A pipeline was developed that produces a dataset with the necessary encoding to be trained with YoloV8. This pipeline utilizes two main technologies. The first is GroundingDINO, which enables us to detect objects of our interest and obtain their bounding boxes. The second is SAM (Segment Anything Model), which we use to crop images from their original backgrounds and create images containing only the desired objects.
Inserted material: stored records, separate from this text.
# Meowuu7/equi-articulated-pose

Measured on AMD Instinct MI355X. Metric: point-clouds/sec (4096 pts, 60 anchors) fwd+bwd, higher is better.
Workload: dtype f32; 1 GPU; 8 x 4096-pt synthetic laptop clouds per GPU, 3-block inter backbone 1->64->128->512 (NN=64,K=24,A=60), forward+backward+Adam; clouds_per_gpu=8, points=4096, anchors=60

## Files before the change

### equi-articulated-pose_amd/csrc/bn_act.hip

```cpp
#include "common.h"

namespace {

constexpr int TB = 256;
constexpr int VPT = 8;
constexpr int SEG = TB * VPT * 4;

__device__ __forceinline__ float wave_sum(float v) {
#pragma unroll
    for (int o = 32; o > 0; o >>= 1) v += __shfl_xor(v, o);
    return v;
}

__device__ __forceinline__ void block_reduce2(float a, float b, float *pa, float *pb) {
    __shared__ float sa[TB / 64], sb[TB / 64];
    a = wave_sum(a); b = wave_sum(b);
    if ((threadIdx.x & 63) == 0) { sa[threadIdx.x >> 6] = a; sb[threadIdx.x >> 6] = b; }
    __syncthreads();
    if (threadIdx.x == 0) {
        float ta = 0.f, tb = 0.f;
#pragma unroll
        for (int i = 0; i < TB / 64; ++i) { ta += sa[i]; tb += sb[i]; }
        *pa = ta; *pb = tb;
    }
// ... 96 lines not shown
    const size_t o = ((size_t)ci * gridDim.z + bi) * nseg + seg;
    block_reduce2(s, q, pg + o, pgx + o);
}

template <bool CLOUD>
__global__ __launch_bounds__(TB) void bn_act_bwd_apply_kernel(int c, long n, float slope, const float *__restrict__ gy,
                                                             const float *__restrict__ x, const float *__restrict__ scale,
                                                             const float *__restrict__ shift, const float *__restrict__ mean,
                                                             const float *__restrict__ invstd, const float *__restrict__ k2,
                                                             const float *__restrict__ k3, float *__restrict__ gx,
                                                             const float *__restrict__ mask, int na) {
    const int seg = blockIdx.x, ci = blockIdx.y, bi = blockIdx.z;
    const int si = CLOUD ? bi * c + ci : ci;
    const float sc = scale[si], sh = shift[si], mu = mean[si], is = invstd[si], c2 = k2[si], c3 = k3[si];
    const size_t r0 = ((size_t)bi * c + ci) * n;
    const float *mrow = (CLOUD && mask) ? mask + (size_t)bi * (unsigned)(n / na) : nullptr;
    const long base = (long)seg * SEG;
    auto one = [&](float g, float xv, float m) {
        const float pre = fmaf(xv, sc, sh);
        const float gg = pre > 0.f ? g : g * slope;
        if (CLOUD) return fmaf(-m, fmaf((xv - mu) * is, c3, c2), gg * sc);
        return fmaf(gg, sc, -c2) - ((xv - mu) * is) * c3;
    };
#pragma unroll
    for (int v = 0; v < VPT; ++v) {
        const long i = base + ((long)v * TB + threadIdx.x) * 4;
        if (i + 3 < n) {
            const float4 g = *reinterpret_cast<const float4 *>(gy + r0 + i);
            const float4 a = *reinterpret_cast<const float4 *>(x + r0 + i);
            const float m = mrow ? mrow[(unsigned)i / (unsigned)na] : 1.f;
            *reinterpret_cast<float4 *>(gx + r0 + i) = make_float4(one(g.x, a.x, m), one(g.y, a.y, m), one(g.z, a.z, m), one(g.w, a.w, m));
        } else {
            for (long j = i; j < n; ++j) gx[r0 + j] = one(gy[r0 + j], x[r0 + j], mrow ? mrow[(unsigned)j / (unsigned)na] : 1.f);
        }
    }
}

constexpr int RM_PIECES = 16;
__global__ __launch_bounds__(256) void bn_act_bwd_apply_rowmax_kernel(int c, long n4, int nq, float slope, const float4 *__restrict__ gy,
                                                                      const float4 *__restrict__ x, const float *__restrict__ scale,
                                                                      const float *__restrict__ shift, const float *__restrict__ mean,
                                                                      const float *__restrict__ invstd, const float *__restrict__ k2,
                                                                      const float *__restrict__ k3, float4 *__restrict__ gx,
                                                                      unsigned *__restrict__ rowmax) {
    __shared__ unsigned s_max[256][4];
    const int ci = blockIdx.y, bi = blockIdx.z, t = threadIdx.x;
    const int T = nq * (256 / nq);
    const float sc = scale[ci], sh = shift[ci], mu = mean[ci], is = invstd[ci], c2 = k2[ci], c3 = k3[ci];
    const size_t r0 = ((size_t)bi * c + ci) * (size_t)n4;
    const long base = (long)blockIdx.x * RM_PIECES * T;
    auto one = [&](float g, float xv) {
        const float pre = fmaf(xv, sc, sh);
        const float gg = pre > 0.f ? g : g * slope;
        return fmaf(gg, sc, -c2) - ((xv - mu) * is) * c3;
    };
    unsigned m0 = 0, m1 = 0, m2 = 0, m3 = 0;
    if (t < T) {
        float4 g[RM_PIECES], a[RM_PIECES];
#pragma unroll
        for (int v = 0; v < RM_PIECES; ++v) {
            const long i = base + (long)v * T + t;
            if (i < n4) { g[v] = gy[r0 + i]; a[v] = x[r0 + i]; }
        }
#pragma unroll
        for (int v = 0; v < RM_PIECES; ++v) {
            const long i = base + (long)v * T + t;
            if (i < n4) {
                const float4 o = make_float4(one(g[v].x, a[v].x), one(g[v].y, a[v].y), one(g[v].z, a[v].z), one(g[v].w, a[v].w));
                gx[r0 + i] = o;
                m0 = max(m0, __float_as_uint(o.x) & 0x7fffffffu); m1 = max(m1, __float_as_uint(o.y) & 0x7fffffffu);
                m2 = max(m2, __float_as_uint(o.z) & 0x7fffffffu); m3 = max(m3, __float_as_uint(o.w) & 0x7fffffffu);
            }
        }
    }
    s_max[t][0] = m0; s_max[t][1] = m1; s_max[t][2] = m2; s_max[t][3] = m3;
    __syncthreads();
    if (t < 4 * nq) {
        unsigned v = 0;
        for (int u = t >> 2; u < T; u += nq) v = max(v, s_max[u][t & 3]);
        if (v) atomicMax(rowmax + ((size_t)bi * c + ci) * (4 * nq) + t, v);
    }
}

__global__ __launch_bounds__(256) void bn_act_bwd_reduce_fromy_kernel(int c, long n4, int nq, int nblk, float slope, float inv_slope, const float4 *__restrict__ gy,
                                                                      const float4 *__restrict__ y, const float *__restrict__ beta,
                                                                      const float *__restrict__ inv_gamma, float *__restrict__ pg, float *__restrict__ pgx,
                                                                      unsigned *__restrict__ gmax, unsigned *__restrict__ xmax) {
    __shared__ unsigned s_max[256][8];
    const int ci = blockIdx.y, bi = blockIdx.z, t = threadIdx.x;
    const int T = nq * (256 / nq);
    const float be = beta[ci], ig = inv_gamma[ci];
    const size_t r0 = ((size_t)bi * c + ci) * (size_t)n4;
    const long base = (long)blockIdx.x * RM_PIECES * T;
    float s = 0.f, q = 0.f;
    unsigned mg[4] = {0, 0, 0, 0}, mx[4] = {0, 0, 0, 0};
    if (t < T) {
        float4 g[RM_PIECES], a[RM_PIECES];
#pragma unroll
        for (int v = 0; v < RM_PIECES; ++v) {
            const long i = base + (long)v * T + t;
            if (i < n4) { g[v] = gy[r0 + i]; a[v] = y[r0 + i]; }
        }
#pragma unroll
        for (int v = 0; v < RM_PIECES; ++v) {
            const long i = base + (long)v * T + t;
            if (i < n4) {
                const float gv[4] = {g[v].x, g[v].y, g[v].z, g[v].w}, yv[4] = {a[v].x, a[v].y, a[v].z, a[v].w};
#pragma unroll
                for (int e = 0; e < 4; ++e) {
                    const bool pos = yv[e] > 0.f;
                    const float gg = pos ? gv[e] : gv[e] * slope, xh = ((pos ? yv[e] : yv[e] * inv_slope) - be) * ig;
                    s += gg;
                    q = fmaf(gg, xh, q);
                    mg[e] = max(mg[e], __float_as_uint(gg) & 0x7fffffffu);
                    mx[e] = max(mx[e], __float_as_uint(xh) & 0x7fffffffu);
                }
            }
        }
    }
#pragma unroll
    for (int e = 0; e < 4; ++e) { s_max[t][e] = mg[e]; s_max[t][4 + e] = mx[e]; }
    const size_t o = ((size_t)ci * gridDim.z + bi) * nblk + blockIdx.x;
    block_reduce2(s, q, pg + o, pgx + o);
    if (t < 4 * nq) {
        unsigned vg = 0, vx = 0;
        for (int u = t >> 2; u < T; u += nq) { vg = max(vg, s_max[u][t & 3]); vx = max(vx, s_max[u][4 + (t & 3)]); }
        const size_t at = ((size_t)bi * c + ci) * (4 * nq) + t;
        if (vg) atomicMax(gmax + at, vg);
        if (vx) atomicMax(xmax + at, vx);
    }
}

inline int nseg_of(long n) { return (int)((n + SEG - 1) / SEG); }

}

extern "C" int eap_bn_act_segments(int64_t n) { return nseg_of((long)n); }
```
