@@ -61,9 +61,9 @@
         abase[m] = (lane >> 4) * plane_bytes + ((py * S) * PW + px * S) * 16;
     }
 
-    f32x4 acc[MREP][NREP];
-#pragma unroll
-    for (int m = 0; m < MREP; ++m)
+    f32x4 acc[MR][NREP];
+#pragma unroll
+    for (int m = 0; m < MR; ++m)
 #pragma unroll
         for (int n = 0; n < NREP; ++n) acc[m][n] = (f32x4){0.f, 0.f, 0.f, 0.f};
 
@@ -121,13 +121,13 @@
         if (c < 2) VTI_STAMP(4 + 5 * c);
         if (c + PD < p.nchunks) issue(c + PD, ra[SET], rb[SET]);
         {
-            constexpr int NSTEP = TAPS * MREP;
+            constexpr int NSTEP = TAPS * MR;
             constexpr int XD = NREP >= 5 ? 2 : 3;
             constexpr int WD = NREP >= 5 ? 1 : 2;
             vec xq[XD];
             vec wq[WD][NREP];
             auto ldx = [&](int s_) -> vec {
-                const int tp = s_ / MREP, mm = s_ % MREP;
+                const int tp = s_ / MR, mm = s_ % MR;
                 const int toff = ((tp / KS) * PW + (tp % KS)) * 16;
                 return *(const vec*)(smA + abase[mm] + toff);
             };
@@ -136,23 +136,23 @@
                 for (int n = 0; n < NREP; ++n)
                     w[n] = *(const vec*)(smB + ((wn * NREP + n) * TAPS + tp) * 1024 + lane * 16);
             };
-            if constexpr (Tr<T>::H2 && TAPS > 1 && (NREP <= 3 || (NREP == 4 && NT == 512))) {
+            if constexpr (Tr<T>::H2 && TAPS > 1 && (NREP <= 3 || (NREP == 4 && NT == 512) || MR < MREP)) {
                 auto ldw1 = [&](int tp, int n) -> vec { return *(const vec*)(smB + ((wn * NREP + n) * TAPS + tp) * 1024 + lane * 16); };
-                h2_taps<NREP, MREP, TAPS, 3>(acc, ldx, ldw1);
+                h2_taps<NREP, MR, TAPS, 3>(acc, ldx, ldw1);
             } else {
             ldw(0, wq[0]);
             xq[0] = ldx(0);
             if (XD > 2 && NSTEP > 1) xq[1] = ldx(1);
 #pragma unroll
             for (int s_ = 0; s_ < NSTEP; ++s_) {
-                const int tp = s_ / MREP, mm = s_ % MREP;
+                const int tp = s_ / MR, mm = s_ % MR;
                 if (s_ + XD - 1 < NSTEP) xq[(s_ + XD - 1) % XD] = ldx(s_ + XD - 1);
                 if (WD == 2 && mm == 0 && tp + 1 < TAPS) ldw(tp + 1, wq[(tp + 1) % WD]);
                 __builtin_amdgcn_sched_barrier(0);
 #pragma unroll
                 for (int n = 0; n < NREP; ++n) acc[mm][n] = mma(wq[tp % WD][n], xq[s_ % XD], acc[mm][n]);
                 __builtin_amdgcn_sched_barrier(0);
-                if (WD == 1 && mm == MREP - 1 && tp + 1 < TAPS) ldw(tp + 1, wq[0]);
+                if (WD == 1 && mm == MR - 1 && tp + 1 < TAPS) ldw(tp + 1, wq[0]);
             }
             }
         }
@@ -176,7 +176,19 @@
         conv_epilogue<T, NREP>(p, acc, pvalid, opy, opx, b, nt0, wn, lane);
     } else {
         static_assert(WN == 1, "fused stage needs the whole Cout in one wave");
-        conv_stage2<T, NREP, NREP2>(p, acc, pvalid, opy, opx, b, lane);
+        if constexpr (MR < MREP) {
+#pragma unroll
+            for (int m = 0; m < MR; ++m) {
+                f32x4 acc1[1][NREP];
+#pragma unroll
+                for (int n = 0; n < NREP; ++n) acc1[0][n] = acc[m][n];
+                const bool pv1[1] = {pvalid[m]};
+                const int oy1[1] = {opy[m]}, ox1[1] = {opx[m]};
+                conv_stage2<T, NREP, NREP2>(p, acc1, pv1, oy1, ox1, b, lane);
+            }
+        } else {
+            conv_stage2<T, NREP, NREP2>(p, acc, pvalid, opy, opx, b, lane);
+        }
     }
     VTI_STAMP(12);
 }
@@ -707,9 +719,12 @@
 using ConvTile1 = decltype(concat(ConvTile3{}, Combos<Ints<3, 2>, Ints<4, 2>, Ints<5, 2>, Ints<2, 4>, Ints<3, 4>, Ints<4, 4>, Ints<5, 4>>{}));
 using StemNrep = Combos<Ints<1>, Ints<2>, Ints<3>, Ints<4>, Ints<5>>;
 
-bool conv_cfg_fits(int ks, int stride, int mode, int TH, int TW, int WN, int NREP, int threads) {
-    if (mode == 1) return WN == 1 && (2 * TH + 1) * (((2 * TW + 1) * 3 + 6) >> 2) < 65536;
+bool conv_cfg_fits(int ks, int stride, int mode, int TH, int TW, int WN, int NREP, int threads, int mrep) {
+    if (mode == 1) return WN == 1 && mrep == MREP && (2 * TH + 1) * (((2 * TW + 1) * 3 + 6) >> 2) < 65536;
     if (threads != 256 && !(threads == 512 && ks == 3 && stride == 1 && WN == 1)) return false;
+    if (WN != 1 && WN != 2 && WN != 4) return false;
+    if (mrep != MREP && !(mrep == kTowerMrep && threads == 256 && ks == 3 && stride == 1 && WN == 1 && NREP == 5)) return false;
+    if (TH < 1 || TW < 1 || TH * TW > (threads / 64 / WN) * mrep * 16) return false;
     const int AR = threads == 512 ? 6 : (stride == 2 ? 12 : 8);
     const int npix = patch_dim(TH, ks, stride, mode) * patch_dim(TW, ks, stride, mode);
     if (((npix + 7) / 8) * 32 > threads * AR) return false;
@@ -733,6 +748,11 @@
         if (!(ks == 3 && stride == 1 && p.WN == 1 && mode == 0)) return hipErrorInvalidValue;
         return combo_dispatch(FusedPairs{}, [&](auto c) {
             using C = decltype(c);
+            if (p.mrep != MREP) {
+                if constexpr (Tr<T>::H2 && C::v[0] == 5 && C::v[1] == 5)
+                    if (p.mrep == kTowerMrep && p.nt == 256) return launch_lds<conv_kernel<T, 3, 1, 5, 1, 5, 256, kTowerMrep>>(grid, dim3(256), lds, st, p);
+                return hipErrorInvalidValue;
+            }
             return p.nt == 512 ? launch_lds<conv_kernel<T, 3, 1, C::v[0], 1, C::v[1], 512>>(grid, dim3(512), lds, st, p)
                                : launch_lds<conv_kernel<T, 3, 1, C::v[0], 1, C::v[1]>>(grid, dim3(256), lds, st, p);
         }, nrep, p.ntiles2);
@@ -759,7 +779,8 @@
     if (grid.x == 0) return hipSuccess;
     const int nwaves = p.nt == 512 ? 8 : 4;
     if ((p.nt != 256 && p.nt != 512) || (p.nt == 512 && p.ntiles2 == 0)) return hipErrorInvalidValue;
-    if (p.TH * p.TW > (nwaves / p.WN) * MREP * 16 || (p.WN != 1 && p.WN != 2 && p.WN != 4)) return hipErrorInvalidValue;
+    if (p.mrep != MREP && !(p.mrep == kTowerMrep && p.ntiles2 > 0 && p.nt == 256)) return hipErrorInvalidValue;
+    if (p.TH * p.TW > (nwaves / p.WN) * p.mrep * 16 || (p.WN != 1 && p.WN != 2 && p.WN != 4)) return hipErrorInvalidValue;
     return with_conv_type(dtype, [&](auto t) { return launch_t<typename decltype(t)::type>(ks, stride, nrep, mode, p, grid, lds_bytes, st); });
 }
 
diff --git a/vision-textile-inspection_amd/csrc/conv_dev.h b/vision-textile-inspection_amd/csrc/conv_dev.h
--- a/vision-textile-inspection_amd/csrc/conv_dev.h
+++ b/vision-textile-inspection_amd/csrc/conv_dev.h
@@ -79,6 +79,8 @@
 __device__ __forceinline__ void h2_taps(f32x4 (&acc)[M][NREP], LDX ldx, LDW ldw) {
     constexpr int NSTEP = TAPS * M;
     constexpr unsigned SEL_H = 0x01000100u;
+    static_assert(M >= 2, "h2_taps prepares the next tap under steps 1 .. M-1");
+    constexpr int PR = M >= 5 ? 1 : (4 + M - 2) / (M - 1);
     h2x4 xq[XD];
     u32x4 wraw[NREP];
     u32x4 wh[2][NREP], wl[2][NREP];
@@ -122,13 +124,16 @@
             }
             if (false) {
 #else
-            if (mm >= 1 && k < 8 * NREP && tp + 1 < TAPS) {
+            if (mm >= 1 && k * PR < 8 * NREP && tp + 1 < TAPS) {
 #endif
-                const int pn = k >> 3, r = k & 7, i = r & 3;
-                if (r < 4) wh[nxt][pn][i] = __builtin_amdgcn_perm(wraw[pn][i], wraw[pn][i], SEL_H);
-                else wl[nxt][pn][i] = wraw[pn][i] >> 16;
+#pragma unroll
+                for (int e = 0; e < PR; ++e) {
+                    const int kk = k * PR + e, pn = kk >> 3, r = kk & 7, i = r & 3;
+                    if (r < 4) wh[nxt][pn][i] = __builtin_amdgcn_perm(wraw[pn][i], wraw[pn][i], SEL_H);
+                    else wl[nxt][pn][i] = wraw[pn][i] >> 16;
+                }
                 __builtin_amdgcn_sched_group_barrier(0x008, 1, 0);
-                __builtin_amdgcn_sched_group_barrier(0x002, 1, 0);
+                __builtin_amdgcn_sched_group_barrier(0x002, PR, 0);
             }
         }
         __builtin_amdgcn_sched_barrier(0);
@@ -196,7 +201,7 @@
     }
 }
 
-constexpr int MREP = 5;
+constexpr int MREP = kMrep;
 
 #ifdef VTI_STAMPS
 #define VTI_STAMP(i)                                                                              \
@@ -215,9 +220,9 @@
 #define VTI_STAMP(i) do { } while (0)
 #endif
 
-template <typename T, int NREP>
-__device__ __forceinline__ void conv_epilogue(const ConvParams& p, f32x4 (&acc)[MREP][NREP], const bool (&pvalid)[MREP],
-                                              const int (&opy)[MREP], const int (&opx)[MREP], int b, int nt0, int wn,
+template <typename T, int NREP, int M>
+__device__ __forceinline__ void conv_epilogue(const ConvParams& p, f32x4 (&acc)[M][NREP], const bool (&pvalid)[M],
+                                              const int (&opy)[M], const int (&opx)[M], int b, int nt0, int wn,
                                               int lane) {
     constexpr bool FAST = !Tr<T>::F32;
     const int crun = (nt0 + wn * NREP) * 16 + (lane >> 4) * 4 * NREP;
@@ -230,7 +235,7 @@
     if (!p.scalar_store && !p.out_f32 && !p.deconv_c) {
         const bool has_res = __builtin_amdgcn_readfirstlane(p.has_res) != 0;
 #pragma unroll
-        for (int m = 0; m < MREP; ++m) {
+        for (int m = 0; m < M; ++m) {
             if (!pvalid[m]) continue;
             const size_t opix = ((size_t)(b * p.Hout + opy[m])) * p.Wout + opx[m];
             T* op = (T*)p.out + opix * p.out_ld + p.out_coff + crun;
@@ -296,7 +301,7 @@
         if (p.deconv_c && !p.scalar_store && !p.out_f32 && !p.has_res) {
             const int qd = crun / p.deconv_c, co = crun - qd * p.deconv_c;
 #pragma unroll
-            for (int m = 0; m < MREP; ++m) {
+            for (int m = 0; m < M; ++m) {
                 if (!pvalid[m] || crun >= p.Cout) continue;
                 const size_t opix = ((size_t)(b * 2 * p.Hout + 2 * opy[m] + (qd >> 1))) * (2 * p.Wout) + 2 * opx[m] + (qd & 1);
                 T* op = (T*)p.out + opix * p.out_ld + p.out_coff + co;
@@ -316,7 +321,7 @@
         }
     }
 #pragma unroll
-    for (int m = 0; m < MREP; ++m) {
+    for (int m = 0; m < M; ++m) {
         if (!pvalid[m]) continue;
 #pragma unroll
         for (int n = 0; n < NREP; ++n) {
@@ -397,9 +402,9 @@
     for (int n = 0; n < NREP2; ++n) r.bias2[n] = *(const f32x4*)(p.bias2 + crun2 + cstep2 * n);
 }
 
-template <typename T, int NREP, int NREP2, bool FOLD = false, bool PRE = false>
-__device__ __forceinline__ void conv_stage2(const ConvParams& p, f32x4 (&acc)[MREP][NREP], const bool (&pvalid)[MREP],
-                                            const int (&opy)[MREP], const int (&opx)[MREP], int b, int lane,
+template <typename T, int NREP, int NREP2, bool FOLD = false, bool PRE = false, int M = MREP>
+__device__ __forceinline__ void conv_stage2(const ConvParams& p, f32x4 (&acc)[M][NREP], const bool (&pvalid)[M],
+                                            const int (&opy)[M], const int (&opx)[M], int b, int lane,
                                             const Stage2Regs<T, NREP, NREP2>* pre = nullptr, bool interior = false) {
     const int OW = FOLD ? 2 * p.Wout : p.Wout;
     using vec = typename Tr<T>::vec;
@@ -407,15 +412,15 @@
     constexpr int KT = sizeof(T) == 2 ? (NREP + 1) / 2 : NREP;
     const __amdgpu_buffer_rsrc_t rsW2 = __builtin_amdgcn_make_buffer_rsrc(
         (void*)p.w2, 0, (int)(KT * p.ntiles2 * 1024), 0x00020000);
-    f32x4 bias1[FOLD ? MREP : 1][NREP];
+    f32x4 bias1[FOLD ? M : 1][NREP];
     if (PRE && (!FOLD || interior)) {
 #pragma unroll
-        for (int m = 0; m < (FOLD ? MREP : 1); ++m)
+        for (int m = 0; m < (FOLD ? M : 1); ++m)
 #pragma unroll
             for (int n = 0; n < NREP; ++n) bias1[m][n] = pre->bias1[n];
     } else if constexpr (FOLD) {
 #pragma unroll
-        for (int m = 0; m < MREP; ++m) {
+        for (int m = 0; m < M; ++m) {
             const int cy = opy[m] == 0 ? 0 : (opy[m] == 2 * p.Hout - 1 ? 2 : 1), cx = opx[m] == 0 ? 0 : (opx[m] == OW - 1 ? 2 : 1);
             const float* bt = p.bias + (cy * 3 + cx) * (16 * NREP) + (lane >> 4) * 4 * NREP;
 #pragma unroll
@@ -425,9 +430,9 @@
 #pragma unroll
         for (int n = 0; n < NREP; ++n) bias1[0][n] = *(const f32x4*)(p.bias + (lane >> 4) * 4 * NREP + 4 * n);
     }
-    f32x4 acc2[MREP][NREP2];
-#pragma unroll
-    for (int m = 0; m < MREP; ++m)
+    f32x4 acc2[M][NREP2];
+#pragma unroll
+    for (int m = 0; m < M; ++m)
 #pragma unroll
         for (int n = 0; n < NREP2; ++n) acc2[m][n] = (f32x4){0.f, 0.f, 0.f, 0.f};
 #pragma unroll
@@ -439,7 +444,7 @@
             else w2[n] = buf_load16<vec>(rsW2, (unsigned)(((t2 * p.ntiles2 + n) * 64 + lane) * 16), 0u);
         }
 #pragma unroll
-        for (int m = 0; m < MREP; ++m) {
+        for (int m = 0; m < M; ++m) {
             vec x;
             if constexpr (sizeof(T) == 2) {
 #pragma unroll
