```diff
@@ -326,8 +331,10 @@
 		int32_t n_cig = 0;
 		int64_t first = 0;
 		if (lane == 0) {
+			const unsigned long long t0 = prof_clock();
 			WfTbArena t; t.row = rows.a;
-			rc = wf_traceback(t, n_rows, tl, ts, ql, qs, last_state, cig_store, max_cigar, &n_cig, &first);
+			rc = wf_traceback(t, n_rows, tl, ts, ql, qs, 3, last_state, cig_store, max_cigar, &n_cig, &first);
+			r->tb_cyc = prof_clock() - t0;
 		}
 		rc = warp_bcast_i32(rc, 0), n_cig = warp_bcast_i32(n_cig, 0), first = (int64_t)warp_bcast_u64((uint64_t)first, 0);
 		warp_sync();
```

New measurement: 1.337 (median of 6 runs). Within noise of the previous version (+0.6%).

To achieve this, SAM requires the bounding boxes of the objects we want to segment, which are provided by GroundingDINO.

Dataset transformation

Additionally, a module was developed to transforms any object detection dataset into an object segmentation dataset. This is achieved using SAM, leveraging the YOLO bounding box annotations and re-annotating the labels with a segmentation notation.